Processing Competition

![](/assets/images/Kaggle tip/a6770f33-28bd-4a3e-a95a-30f9e76912e4-image.png)

A familiar-looking workflow diagram. The differences:

Uses Kaggle notebooks
Can browse other people’s Kaggle notebooks
- Each notebook serves a different purpose: e.g., train, inference, preprocessing…

For Winning

Fast and Efficient Pipeline Iteration

Invest in GPU hardware
- A Korean Kaggle grandmaster uses Ryzen 3700, 64GB RAM, and 2x RTX 2080 Ti.
- With 2+ GPUs, they recommended blower-type GPU coolers.
- I expected researchers would need multi-GPU setups, but surprisingly a single RTX 3090 or 3080 works well too. Though 2x 3090 is better.
- Still grateful to CDPR’s Poland for letting me buy an RTX 3070 for 720,000 won.
Invest your own time
- They reportedly spend 4+ hours per weekday and 8+ hours per weekend day over 1-2 months.
Your own baseline that works like a template
- Speeds up development and reduces mistakes.
- They won 3 gold medals in 3 months using this setup.

Score Improvement

Look for good ideas in the Notebook tab and Discussion within the competition.
- Augmentation, deep learning architecture
- Relevant papers
They strongly emphasized not letting your guard down until the very end.

Validation Strategy

A methodology to narrow the gap between training set and test set scores.

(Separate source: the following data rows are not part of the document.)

template <int H, int HEAD_CODE, bool QIMG>
__global__ __launch_bounds__(256, (loss_dma_waves<H, HEAD_CODE>())) void loss_main_dma_kernel(
    LossArgs a, const __bf16* tbf) {
  constexpr bool PINNED = HEAD_CODE == HEAD_INFONCE_PINNED;
  constexpr bool LEAN = HEAD_CODE == HEAD_INFONCE_MASKED || PINNED;
  constexpr bool LOGU = HEAD_CODE == HEAD_LOG_UNMASKED_CATALOG;
  constexpr bool LOGM = HEAD_CODE == HEAD_LOG_MASKED || HEAD_CODE == HEAD_LOG_MASKED_LSE || LOGU;
  constexpr bool BPRM = HEAD_CODE == HEAD_BPR_MASKED;
  constexpr bool COSM = HEAD_CODE == HEAD_CCL_MASKED || HEAD_CODE == HEAD_CONTR_MASKED;
  constexpr int HEAD = LEAN   ? (int)XFMR_LOSS_INFONCE
                       : BPRM ? (int)XFMR_LOSS_PAIRWISE_LOGISTIC
                       : HEAD_CODE == HEAD_CCL_MASKED   ? (int)XFMR_LOSS_ALIGNMENT_CONTRASTIVE
                       : HEAD_CODE == HEAD_CONTR_MASKED ? (int)XFMR_LOSS_CONTRASTIVE
                                                        : (LOGM ? -1 : HEAD_CODE);
  constexpr bool GRAD = HEAD >= 0;
  constexpr bool ALL = HEAD < 0;
  constexpr bool SPARSE_W = COSM || (!LEAN && !BPRM && (HEAD == (int)XFMR_LOSS_PAIRWISE_HINGE || HEAD == (int)XFMR_LOSS_CONTRASTIVE ||
                                                        HEAD == (int)XFMR_LOSS_ALIGNMENT_CONTRASTIVE));
// ... 73 lines not shown
  LogConst lk{pos_dot, sc2, pos_dot * sc2, pos_dot * (1.f - a.margin), pos_dot * (1.f - a.margin) * kLog2e,
              pos_dot * rcpos, (1.f - a.margin) * fmaxf(sqrtf(qq), 1e-8f), pos_item, 0.f, 0.f};
  lk.kexp = xf_exp2(-lk.clog2e);
  lk.k2m = xf_exp2(-lk.m);
  const float ycap = fminf(100.f, lk.clog2e + 100.f);
  LogAcc la = log_acc_zero();
  const bool log_share = LOGM && !__any(fabsf(lk.clog2e) > 64.f) &&
                         (HEAD_CODE != HEAD_LOG_MASKED_LSE || (sc2 == kLog2e && !__any(fabsf(lk.m) > 64.f)));

  const int* __restrict__ nitem = a.neg_item;
  const float* __restrict__ nrc = catalog ? a.rnorm : a.neg_rc;
  const float* __restrict__ nmul = catalog ? nullptr : a.neg_mult;
  const uint32_t tbf_lo = (uint32_t)__builtin_amdgcn_readfirstlane((int)(uint32_t)(uintptr_t)tbf);
  const uint32_t tbf_hi = (uint32_t)__builtin_amdgcn_readfirstlane((int)(uint32_t)((uintptr_t)tbf >> 32));
  const __bf16* const tbf_u = reinterpret_cast<const __bf16*>(((uint64_t)tbf_hi << 32) | (uint64_t)tbf_lo);
  auto issue_gather = [&](int lt, int buf) {
    __bf16* base = sEb + buf * TILE_ELEMS;
    int ln = lane;
    asm volatile("" : "+v"(ln));
#pragma unroll
    for (int k = 0; k < NI; ++k) {
      const int q = wid * NI + k;
      const int g = q * 64 + ln;
      const int r = g / SI::CPR, c = g % SI::CPR;
      const int id = max(sNid[lt * BN + r], 0);
      xf_glds16_raw_so(tbf_u, (uint32_t)id * (uint32_t)(2 * H) + (uint32_t)(16 * (c ^ SI::swz(r))), base + q * 512);
    }
  };

  constexpr int NFORM = LOGM ? 2 : 1;
  const int form_sel = (LOGM && !log_share) ? 1 : 0;
#pragma unroll
  for (int form = 0; form < NFORM; ++form) {
  if (form != form_sel) continue;
  for (int c0 = t_beg; c0 < t_end; c0 += CH) {
    const int c1 = min(c0 + CH, t_end);
    __syncthreads();
    for (int e = tid; e < (c1 - c0) * BN; e += 256) {
      const int j = c0 * BN + e;
      const int jc = j < N ? j : N - 1;
      const int it = catalog ? jc : nitem[jc];
      sNid[e] = (j < N || LOGM || BPRM || COSM) ? it : -1;
      sRc[e] = nrc[jc];
      sMul[e] = ((LOGM || BPRM || COSM) && j >= N) ? 0.f : (nmul ? nmul[jc] : 1.f);
    }
    __syncthreads();
    issue_gather(0, 0);
    for (int tile = c0; tile < c1; ++tile) {
      const int lt = tile - c0, buf = lt & 1;
      asm volatile("s_waitcnt vmcnt(0) lgkmcnt(0)" ::: "memory");
      __builtin_amdgcn_s_barrier();
      if (tile + 1 < c1 && !((XFL_DBG & 8) && lt > 0)) issue_gather(lt + 1, buf ^ 1);
      const __bf16* E = sEb + buf * TILE_ELEMS;
#pragma unroll 1
      for (int sb = 0; sb < BN / 32; ++sb) {
        f32x16 s;
#pragma unroll
        for (int r = 0; r < 16; ++r) s[r] = 0.f;
        if (XFL_DBG & 2) {
#pragma unroll
          for (int r = 0; r < 16; ++r) s[r] = sRc[lt * BN + sb * 32 + r] * (float)(lane + r);
        } else SI::tile_nreg(s, E, sb * 32, qreg.regs());
        if (XFL_DBG & 1) {
#pragma unroll
          for (int r = 0; r < 16; ++r) st.l += s[r];
        } else if (PINNED) {
          if ((tile + 1) * BN <= N)
            loss_epilogue_infonce_pinned<false>(s, st.l, lean_cnt, pos_dot, sc2, st.m, pos_item, catalog,
                                                &sNid[lt * BN + sb * 32], &sMul[lt * BN + sb * 32], hh);
          else
            loss_epilogue_infonce_pinned<true>(s, st.l, lean_cnt, pos_dot, sc2, st.m, pos_item, catalog,
                                               &sNid[lt * BN + sb * 32], &sMul[lt * BN + sb * 32], hh);
        } else if (LEAN) {
          if ((tile + 1) * BN <= N)
            loss_epilogue_infonce_masked<false>(s, st.l, lean_cnt, pos_dot, sc2, st.m, pos_item,
                                                &sNid[lt * BN + sb * 32], &sMul[lt * BN + sb * 32], hh);
          else
            loss_epilogue_infonce_masked<true>(s, st.l, lean_cnt, pos_dot, sc2, st.m, pos_item,
                                               &sNid[lt * BN + sb * 32], &sMul[lt * BN + sb * 32], hh);
        } else if (BPRM) {
          loss_epilogue_bpr_masked(s, st.logi, st.cnt_d, st.sw, pos_dot, pos_dot * (1.f - a.margin), pos_item,
                                   &sNid[lt * BN + sb * 32], &sMul[lt * BN + sb * 32], hh);
        } else if (COSM) {
          loss_epilogue_cos_masked(s, st.contr, st.cnt_c, lk.kpos_c, lk.kappa_c, pos_item, &sNid[lt * BN + sb * 32],
                                   &sRc[lt * BN + sb * 32], &sMul[lt * BN + sb * 32], hh);
        } else if (LOGM) {
          constexpr bool LSE = HEAD_CODE == HEAD_LOG_MASKED_LSE;
          const int* nid_sb = &sNid[lt * BN + sb * 32];
          const float* rc_sb = &sRc[lt * BN + sb * 32];
          const float* mu_sb = &sMul[lt * BN + sb * 32];
          constexpr bool PK = XFL_LOG_PK && !(LOGU && H > 128 && !XFL_LOGU256_PK);
          constexpr bool FENCE = LOGU && H > 128;
          if (PK) {
            if (form == 0) loss_epilogue_logging_masked_pk<LSE, true, !LOGU, FENCE>(s, st, la, lk, ycap, nid_sb, rc_sb, mu_sb, hh);
// ... 5 lines not shown
        } else loss_epilogue_t<ALL, HEAD>(s, st, o, kc, &sNid[lt * BN + sb * 32], &sRc[lt * BN + sb * 32],
                                          &sMul[lt * BN + sb * 32], hh);
        if (GRAD && do_grad && !(XFL_DBG & 4)) {
          bool any_w = true;
          if (SPARSE_W) {
            uint32_t bits = 0u;
#pragma unroll
            for (int r = 0; r < 16; ++r) bits |= __float_as_uint(s[r]);
            any_w = __any((bits << 1) != 0u);
          }
          if (any_w) {
#pragma unroll
            for (int i = 0; i < NO; ++i) SI::tile_xb_tr(o[i], E, hpart * NO + i, sb * 32, s);
          }
        }
      }
    }
  }

  }

  st.cnt_d += lean_cnt;
  if (BPRM) st.logi *= kLn2;
  if (COSM) st.contr *= rq;
  if (LOGM) log_acc_fold(la, st);
  if (LOGM) loss_logging_masked_finish(st, rq);
  if (HEAD == XFMR_LOSS_INFONCE) st.sw = st.l;
  const RowState ms = merge_halves(st);
  write_partial(ms, a.part + ((int64_t)split * a.T + qi) * REC, lane < 32 && qvalid && hpart == 0, pos_dot, rq, qq);
  if (GRAD && do_grad) {
    __syncthreads();
// ... 72 lines not shown
    }
    float* base = a.partO + (int64_t)split * a.T * H;
#pragma unroll
    for (int i = 0; i < NO; ++i)
      xf_store_tile_T(sScratch + wid * 32 * 33, o[i], 1.f, base + (hpart * NO + i) * 32, H, qb0 + wid * 32, Nq);
  }
}
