         }
 #pragma unroll
         for (int it = 0; it < P_IT; ++it)
-            if (pdst[it] >= 0) {
-                unsigned char* dst = patch + pdst[it];
+            if (pdesc[it] >= 0) {
+                const int pdst = piece_dst(piece(it));
+                unsigned char* dst = patch + pdst;
                 if constexpr (Elem<T>::kIsBf16) *(uint32_t*)dst = pack_bf2(preg[it].x, preg[it].y);
                 else if constexpr (kXSplit<T>) {
                     uint32_t hi, lo;
                     split_pair_staged(preg[it].x, preg[it].y, hi, lo);
-                    unsigned char* pb = patch + (pdst[it] & ~15) + ((pdst[it] >> 1) & 4);
+                    unsigned char* pb = patch + (pdst & ~15) + ((pdst >> 1) & 4);
                     *(uint32_t*)pb = hi;
                     *(uint32_t*)(pb + 8) = lo;
                 } else *(float2*)dst = preg[it];
             }
     };
 
-    int tile = blockIdx.x;
-    if (tile >= p.ntiles) return;
+    int tile = blockIdx.x, tstep = gridDim.x, tend = p.ntiles;
+    if constexpr (COBEVT_STEM_XCD) {
+        const int nblk = gridDim.x, xcd = blockIdx.x & 7, slot = blockIdx.x >> 3;
+        const int q = nblk >> 3, r = nblk & 7;
+        const int first = xcd < r ? xcd * (q + 1) : r * (q + 1) + (xcd - r) * q;
+        tstep = q + (xcd < r);
+        tile = (int)((long long)p.ntiles * first / nblk) + slot;
+        tend = (int)((long long)p.ntiles * (first + tstep) / nblk);
+    }
+    if (tile >= tend) return;
+    [[maybe_unused]] int tile_no = 0;
+    COBEVT_ST_MARK_ENDS(11);
     if constexpr (U8) {
         float* l = (float*)(smem + C::LDS);
         for (int i = tid; i < 768; i += NT) l[i] = p.lut[i];
     }
-    {
+    const int chalf0 = C::NCH == 2 ? 0 : (wave & 1);
+    const int ptile0 = C::NCH == 2 ? wave : (wave >> 1) * C::NPX;
+    uint4 breg[C::REGW ? C::NCH : 1][C::REGW ? C::NS : 1];
+    if constexpr (C::REGW) {
+        static_assert(Elem<T>::kIsBf16, "stem_pool_kernel: register-resident weights are the bf16 form");
+        load_patch(tile);
+        COBEVT_ST_MARK(8);
+#pragma unroll
+        for (int c = 0; c < C::NCH; ++c) {
+            const unsigned char* wrow = (const unsigned char*)p.wgt + (size_t)((chalf0 + c) * 32 + ql) * 512;
+#pragma unroll
+            for (int i = 0; i < C::NS; ++i) {
+                const int a = i / C::STEPS_ROW, sub = i - a * C::STEPS_ROW;
+                const int g0 = 4 * sub + 2 * h, g1 = g0 + 1;
+                const uint2 lo = *(const uint2*)(wrow + (a * 4 + g0 / 3) * 32 + (g0 % 3) * 8);
+                const uint2 hi = *(const uint2*)(wrow + (a * 4 + g1 / 3) * 32 + (g1 % 3) * 8);
+                breg[c][i] = make_uint4(lo.x, lo.y, hi.x, hi.y);
+            }
+        }
+        COBEVT_ST_MARK(9);
+    } else {
         load_patch(tile);
         constexpr int PIECES = 16 * 16 * KB / 16;
         constexpr int PPT = PIECES / 16;
@@ -364,45 +436,61 @@
         }
     }
 
-    const int chalf = wave & 1;
-    const int rpix = (wave >> 1) * 32 + ql;
-    const int rpc = rpix < RPIX ? rpix : RPIX - 1;
-    const int ry = rpc / RW, rx = rpc - ry * RW;
-    const int abase = ry * C::PROW + rx * C::PIX + h * 16;
-    const int bbase = (chalf * 32 + ql) * C::WROW + h * 16;
+    auto region_pixel = [&](int u, int& rpix, int& ry, int& rx) {
+        rpix = (ptile0 + u) * 32 + ql;
+        const int rpc = rpix < RPIX ? rpix : RPIX - 1;
+        ry = rpc / RW; rx = rpc - ry * RW;
+    };
+    int abase[C::NPX];
+#pragma unroll
+    for (int u = 0; u < C::NPX; ++u) {
+        int rpix, ry, rx;
+        region_pixel(u, rpix, ry, rx);
+        abase[u] = ry * C::PROW + rx * C::PIX + h * 16;
+    }
+    [[maybe_unused]] const int bbase = (chalf0 * 32 + ql) * C::WROW + h * 16;
     float* bias_l = (float*)(smem + C::PATCH + C::WBYTES + C::STAGE);
     if (tid < 64) bias_l[tid] = p.bias ? p.bias[tid] : 0.f;
     __syncthreads();
+    COBEVT_ST_MARK(10);
 
     constexpr int CH = Elem<T>::kChunk;
     constexpr int CPP = 64 / CH;
     static_assert((C::ROWS + 1) / 2 * 2 * 8 * CPP <= NT, "stem_pool_kernel: one pooled chunk per thread (rows in pairs)");
     uint4 pend = make_uint4(0, 0, 0, 0);
-    T* pend_dst = nullptr;
-
-    for (; tile < p.ntiles; tile += gridDim.x) {
+    constexpr unsigned NO_PEND = 0xffffffffu;
+    unsigned pend_chunk = NO_PEND;
+
+    for (; tile < tend; tile += tstep, ++tile_no) {
         int img, py0, px0;
         decode(tile, img, py0, px0);
         const int oy0 = 2 * py0 - 1, ox0 = 2 * px0 - 1;
         COBEVT_ST_MARK(0);
         store_patch();
-        if (pend_dst) *(uint4*)pend_dst = pend;
+        if (pend_chunk != NO_PEND) ((uint4*)p.out)[pend_chunk] = pend;
         __syncthreads();
         COBEVT_ST_MARK(1);
-        const int next = tile + gridDim.x;
-        if (next < p.ntiles) load_patch(next);
+        const int next = tile + tstep;
+        if (next < tend) load_patch(next);
         COBEVT_ST_MARK(2);
 
-        f32x16 acc;
-#pragma unroll
-        for (int r = 0; r < 16; ++r) acc[r] = 0.f;
+        f32x16 acc[C::NPX][C::NCH];
+#pragma unroll
+        for (int u = 0; u < C::NPX; ++u)
+#pragma unroll
+            for (int c = 0; c < C::NCH; ++c)
+#pragma unroll
+                for (int r = 0; r < 16; ++r) acc[u][c][r] = 0.f;
         constexpr int NS = C::NS;
         constexpr int RS = 2;
-        uint4 ra[RS], rb[RS];
-        auto fetch = [&](int slot, int i) {
+        constexpr int NF = NS * C::NPX;
+        uint4 ra[RS];
+        [[maybe_unused]] uint4 rb[RS];
+        auto fetch = [&](int slot, int s) {
+            const int i = s / C::NPX, u = s - i * C::NPX;
             const int a = i / C::STEPS_ROW, sub = i - a * C::STEPS_ROW;
-            rb[slot] = *(const uint4*)(wl + bbase + a * 48 * KB + sub * 32);
-            const unsigned char* pa = patch + abase + a * C::PROW + sub * 32;
+            if constexpr (!C::REGW) rb[slot] = *(const uint4*)(wl + bbase + a * 48 * KB + sub * 32);
+            const unsigned char* pa = patch + abase[u] + a * C::PROW + sub * 32;
             if constexpr (Elem<T>::kIsBf16) {
                 ra[slot] = lds_read_2x8(pa);
             } else {
@@ -410,40 +498,58 @@
             }
         };
 #pragma unroll
-        for (int i = 0; i < RS - 1; ++i) fetch(i, i);
+        for (int s = 0; s < RS - 1; ++s) fetch(s, s);
         __builtin_amdgcn_sched_barrier(0);
 #pragma unroll
-        for (int i = 0; i < NS; ++i) {
-            if (i + RS - 1 < NS && !(COBEVT_STEM_KNOCK & 1)) fetch((i + RS - 1) % RS, i + RS - 1);
-            if constexpr (COBEVT_STEM_KNOCK & 2) asm volatile("" :: "v"(rb[i % RS].x), "v"(rb[i % RS].y), "v"(rb[i % RS].z), "v"(rb[i % RS].w), "v"(ra[i % RS].x), "v"(ra[i % RS].y), "v"(ra[i % RS].z), "v"(ra[i % RS].w));
-            else
-            mfma_kgroup_staged<T>(rb[i % RS], ra[i % RS], acc);
+        for (int s = 0; s < NF; ++s) {
+            if (s + RS - 1 < NF && !(COBEVT_STEM_KNOCK & 1)) fetch((s + RS - 1) % RS, s + RS - 1);
+            const int i = s / C::NPX, u = s - i * C::NPX;
+#pragma unroll
+            for (int c = 0; c < C::NCH; ++c) {
+                const uint4& wv = C::REGW ? breg[c][C::REGW ? i : 0] : rb[s % RS];
+                const uint4& xv = ra[s % RS];
+                if constexpr (COBEVT_STEM_KNOCK & 2) asm volatile("" :: "v"(wv.x), "v"(wv.y), "v"(wv.z), "v"(wv.w), "v"(xv.x), "v"(xv.y), "v"(xv.z), "v"(xv.w));
+                else mfma_kgroup_staged<T>(wv, xv, acc[u][c]);
+            }
             __builtin_amdgcn_sched_barrier(0);
         }
         COBEVT_ST_MARK(3);
-        if (rpix < RPIX && !(COBEVT_STEM_KNOCK & 16)) {
-            const int oy = oy0 + ry, ox = ox0 + rx;
-            const bool inside = oy >= 0 && oy < p.Ho && ox >= 0 && ox < p.Wo;
-            float4 bq[4];
-#pragma unroll
-            for (int k = 0; k < 4; ++k) bq[k] = *(const float4*)(bias_l + chalf * 32 + 8 * k + 4 * h);
-            __builtin_amdgcn_sched_barrier(0);
-#pragma unroll
-            for (int k = 0; k < 4; ++k) {
-                const int c0 = chalf * 32 + 8 * k + 4 * h;
-                const float4 b = bq[k];
-                float v[4] = {acc[4 * k] + b.x, acc[4 * k + 1] + b.y, acc[4 * k + 2] + b.z, acc[4 * k + 3] + b.w};
-#pragma unroll
-                for (int e = 0; e < 4; ++e) v[e] = inside ? fmaxf(v[e], 0.f) : 0.f;
-                unsigned char* d = stage + rpix * C::SROW + c0 * Elem<T>::kBytes;
-                if constexpr (Elem<T>::kIsBf16) *(uint2*)d = make_uint2(pack_bf2(v[0], v[1]), pack_bf2(v[2], v[3]));
-                else *(float4*)d = make_float4(v[0], v[1], v[2], v[3]);
+#pragma unroll
+        for (int u = 0; u < C::NPX; ++u) {
+            int rpix, ry, rx;
+            region_pixel(u, rpix, ry, rx);
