def calc_optical_flow_pyr_lk(prev_img, next_img, prev_pts, next_pts, winSize=(15, 15), maxLevel=3,
                             criteria=(3, 30, 0.01), flags=4, minEigThreshold=1e-4, device=0):
    if not (flags & 4):
        raise ValueError('only OPTFLOW_USE_INITIAL_FLOW is implemented (the reference always sets it)')
    ctype, max_iter, eps = criteria
    max_iter = int(max_iter) if (ctype & 1) else 30
    eps = float(eps) if (ctype & 2) else 0.01
    prev = np.ascontiguousarray(np.asarray(prev_pts, dtype=np.float32).reshape(-1, 2))
    nxt = np.ascontiguousarray(np.asarray(next_pts, dtype=np.float32).reshape(-1, 2))
    n = prev.shape[0]
    if n == 0:
        return nxt.copy(), np.zeros((0, 1), np.uint8), None
    imgs = np.stack([np.asarray(prev_img, dtype=np.uint8), np.asarray(next_img, dtype=np.uint8)])
    lw, lh, eff = imgs.shape[2], imgs.shape[1], 0
    while eff < maxLevel and (lw + 1) // 2 > winSize[0] and (lh + 1) // 2 > winSize[1]:
        lw, lh, eff = (lw + 1) // 2, (lh + 1) // 2, eff + 1
    maxLevel = eff
    pyr, lay = build_pyramids(imgs, maxLevel + 1, device)
    dev = _dev(device)
    d_prev = torch.from_numpy(prev).to(dev)
    d_next = torch.from_numpy(nxt).to(dev)
    d_status = torch.zeros(n, dtype=torch.uint8, device=dev)
    d_count = torch.tensor([n], dtype=torch.int32, device=dev)
    h, w = imgs.shape[1:]
    with torch.cuda.device(device):
        N.check(N.lib().av_lk_track(N.dptr(pyr[0]), N.dptr(pyr[1]), lay.bytes, 1, w, h, maxLevel + 1,
                                    N.dptr(d_prev), N.dptr(d_next), N.dptr(d_status), N.dptr(d_count), n,
                                    int(winSize[0]), max_iter, eps, float(minEigThreshold), N.current_stream()))
        torch.cuda.synchronize()
    return d_next.cpu().numpy(), d_status.cpu().numpy().reshape(-1, 1), None


KP_RASTER_BITS, KP_RASTER_BITS_WIDE = 19, 24


def kp_raster_bits(w, h):
    if w * h > N.AV_MAX_IMAGE_PIXELS:
        raise ValueError('fast_detect: %d x %d exceeds AV_MAX_IMAGE_PIXELS = 2^24 pixels' % (w, h))
    return KP_RASTER_BITS if w * h <= (1 << KP_RASTER_BITS) else KP_RASTER_BITS_WIDE


def pack_keypoints(x, y, score, w, bits):
    raster = np.asarray(y, np.int64) * int(w) + np.asarray(x, np.int64)
    score = np.asarray(score, np.int64)
    if raster.size and (raster.min() < 0 or raster.max() >= (1 << bits) or score.min() < 0 or (score.max() << bits) >= (1 << 32)):
        raise ValueError('pack_keypoints: raster or score outside the %d-bit format' % bits)
    return ((score << bits) | (((1 << bits) - 1) - raster)).astype(np.uint32)


def unpack_keypoints(words, w, bits):
    words = np.asarray(words).view(np.uint32)
    m = np.uint32((1 << bits) - 1)
    raster = (m - (words & m)).astype(np.int64)
    score = (words >> np.uint32(bits)).astype(np.int32)
    order = np.argsort(raster, kind='stable')
    raster, score = raster[order], score[order]
    return (raster % w).astype(np.int32), (raster // w).astype(np.int32), score


def fast_detect(img, threshold, mask=None, cap=1 << 16, device=0):
    dev = _dev(device)
    t = torch.as_tensor(np.ascontiguousarray(img, dtype=np.uint8)).to(dev)
    h, w = t.shape
    bits = kp_raster_bits(w, h)
    entry = N.lib().av_fast_detect if bits == KP_RASTER_BITS else N.lib().av_fast_detect_wide
    m = None if mask is None else torch.as_tensor(np.ascontiguousarray(mask, dtype=np.uint8)).to(dev)
    kp = torch.empty(cap, dtype=torch.int32, device=dev)
    cnt = torch.zeros(1, dtype=torch.int32, device=dev)
    with torch.cuda.device(device):
        N.check(entry(N.dptr(t), w * h, None if m is None else N.dptr(m), w * h, 1, w, h, int(threshold),
                      N.dptr(kp), N.dptr(cnt), cap, N.current_stream()))
        torch.cuda.synchronize()
    n = int(cnt.item())
    if n > cap:
        raise N.AirvisionError(N.AV_E_CAPACITY, 'FAST found %d keypoints, capacity %d' % (n, cap))
    return unpack_keypoints(kp[:n].cpu().numpy(), w, bits)


def _points_op(fn_name, pts_in, extra, device):
    arr = np.asarray(pts_in)
    out_f32 = arr.dtype == np.float32
    pts = np.ascontiguousarray(arr.reshape(-1, 2), dtype=np.float64)
    n = pts.shape[0]
    if n == 0:
        return pts.astype(np.float32) if out_f32 else pts
    dev = _dev(device)
    d_in = torch.from_numpy(pts).to(dev)
    d_out = torch.empty_like(d_in)
    with torch.cuda.device(device):
        N.check(getattr(N.lib(), fn_name)(N.dptr(d_in), n, *extra, N.dptr(d_out), N.current_stream()))
        torch.cuda.synchronize()
    out = d_out.cpu().numpy()
    return out.astype(np.float32) if out_f32 else out


def undistort_points(pts_in, intrinsics, distortion_coeffs, rectification_matrix=None, device=0, distortion_model='radtan'):
    R = np.eye(3) if rectification_matrix is None else np.asarray(rectification_matrix, dtype=np.float64)
    extra = (N.darr(intrinsics), N.darr(distortion_coeffs), N.darr(R.reshape(-1)), N.distortion_model_code(distortion_model))
    return _points_op('av_undistort_points_model', pts_in, extra, device)


def distort_points(pts_in, intrinsics, distortion_coeffs, device=0, distortion_model='radtan'):
    extra = (N.darr(intrinsics), N.darr(distortion_coeffs), N.distortion_model_code(distortion_model))
    return _points_op('av_distort_points_model', pts_in, extra, device)


def ransac_num_hypotheses(success_probability=0.99):
    return int(N.lib().av_ransac_num_hypotheses(float(success_probability)))


def ransac_hash(seed, frame, camera, k, draw):
    return int(N.lib().av_ransac_hash(int(seed) & 0xFFFFFFFF, int(frame) & 0xFFFFFFFF, int(camera), int(k), int(draw)))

Essential for preventing final ranking drops. Public LB (Leaderboard) and Private LB differ, so avoid overfitting to the Public LB.

Recently, the trend is to not reveal the test set.
Extract validation set from training set
- K-fold validation
- Stratified k-fold
  - Generate validation sets per class

Ensemble

In most cases, ensembles outperform single models. Recent Kaggle trends: Ensembling different architectures tends to work better. e.g., LSTM + BERT

Stratified k-fold ensemble
- Don’t just use for validation checking — ensemble those models
Tabular data
- LightGBM, CatBoost, XGBoost, NNs
Image data
- ResNet, EfficientNet, ResNeXt
Text data
- LSTM, BERT, GPT-2, RoBERTa

Single Model Improvement

You can’t ensemble from the start. You need to improve single models to some extent first, then attempt ensembling. Setting a threshold for when to stop is important:

Single model scores mentioned by top rankers in discussion
Being within top 50 with a single model 1-2 weeks before competition end

Miscellaneous Tips

Teams are better. Solo for 2+ months is too long.
Teams can’t be disbanded, so choose carefully.
Check potential teammates’ current competition rankings. Apparently some people are surprisingly lazy.
Version management in folders like v1, v2.
- This is done to keep the option open for ensembling across folder-organized versions.
- They reportedly only use VCS for final uploads. No version control at all otherwise. Interesting approach.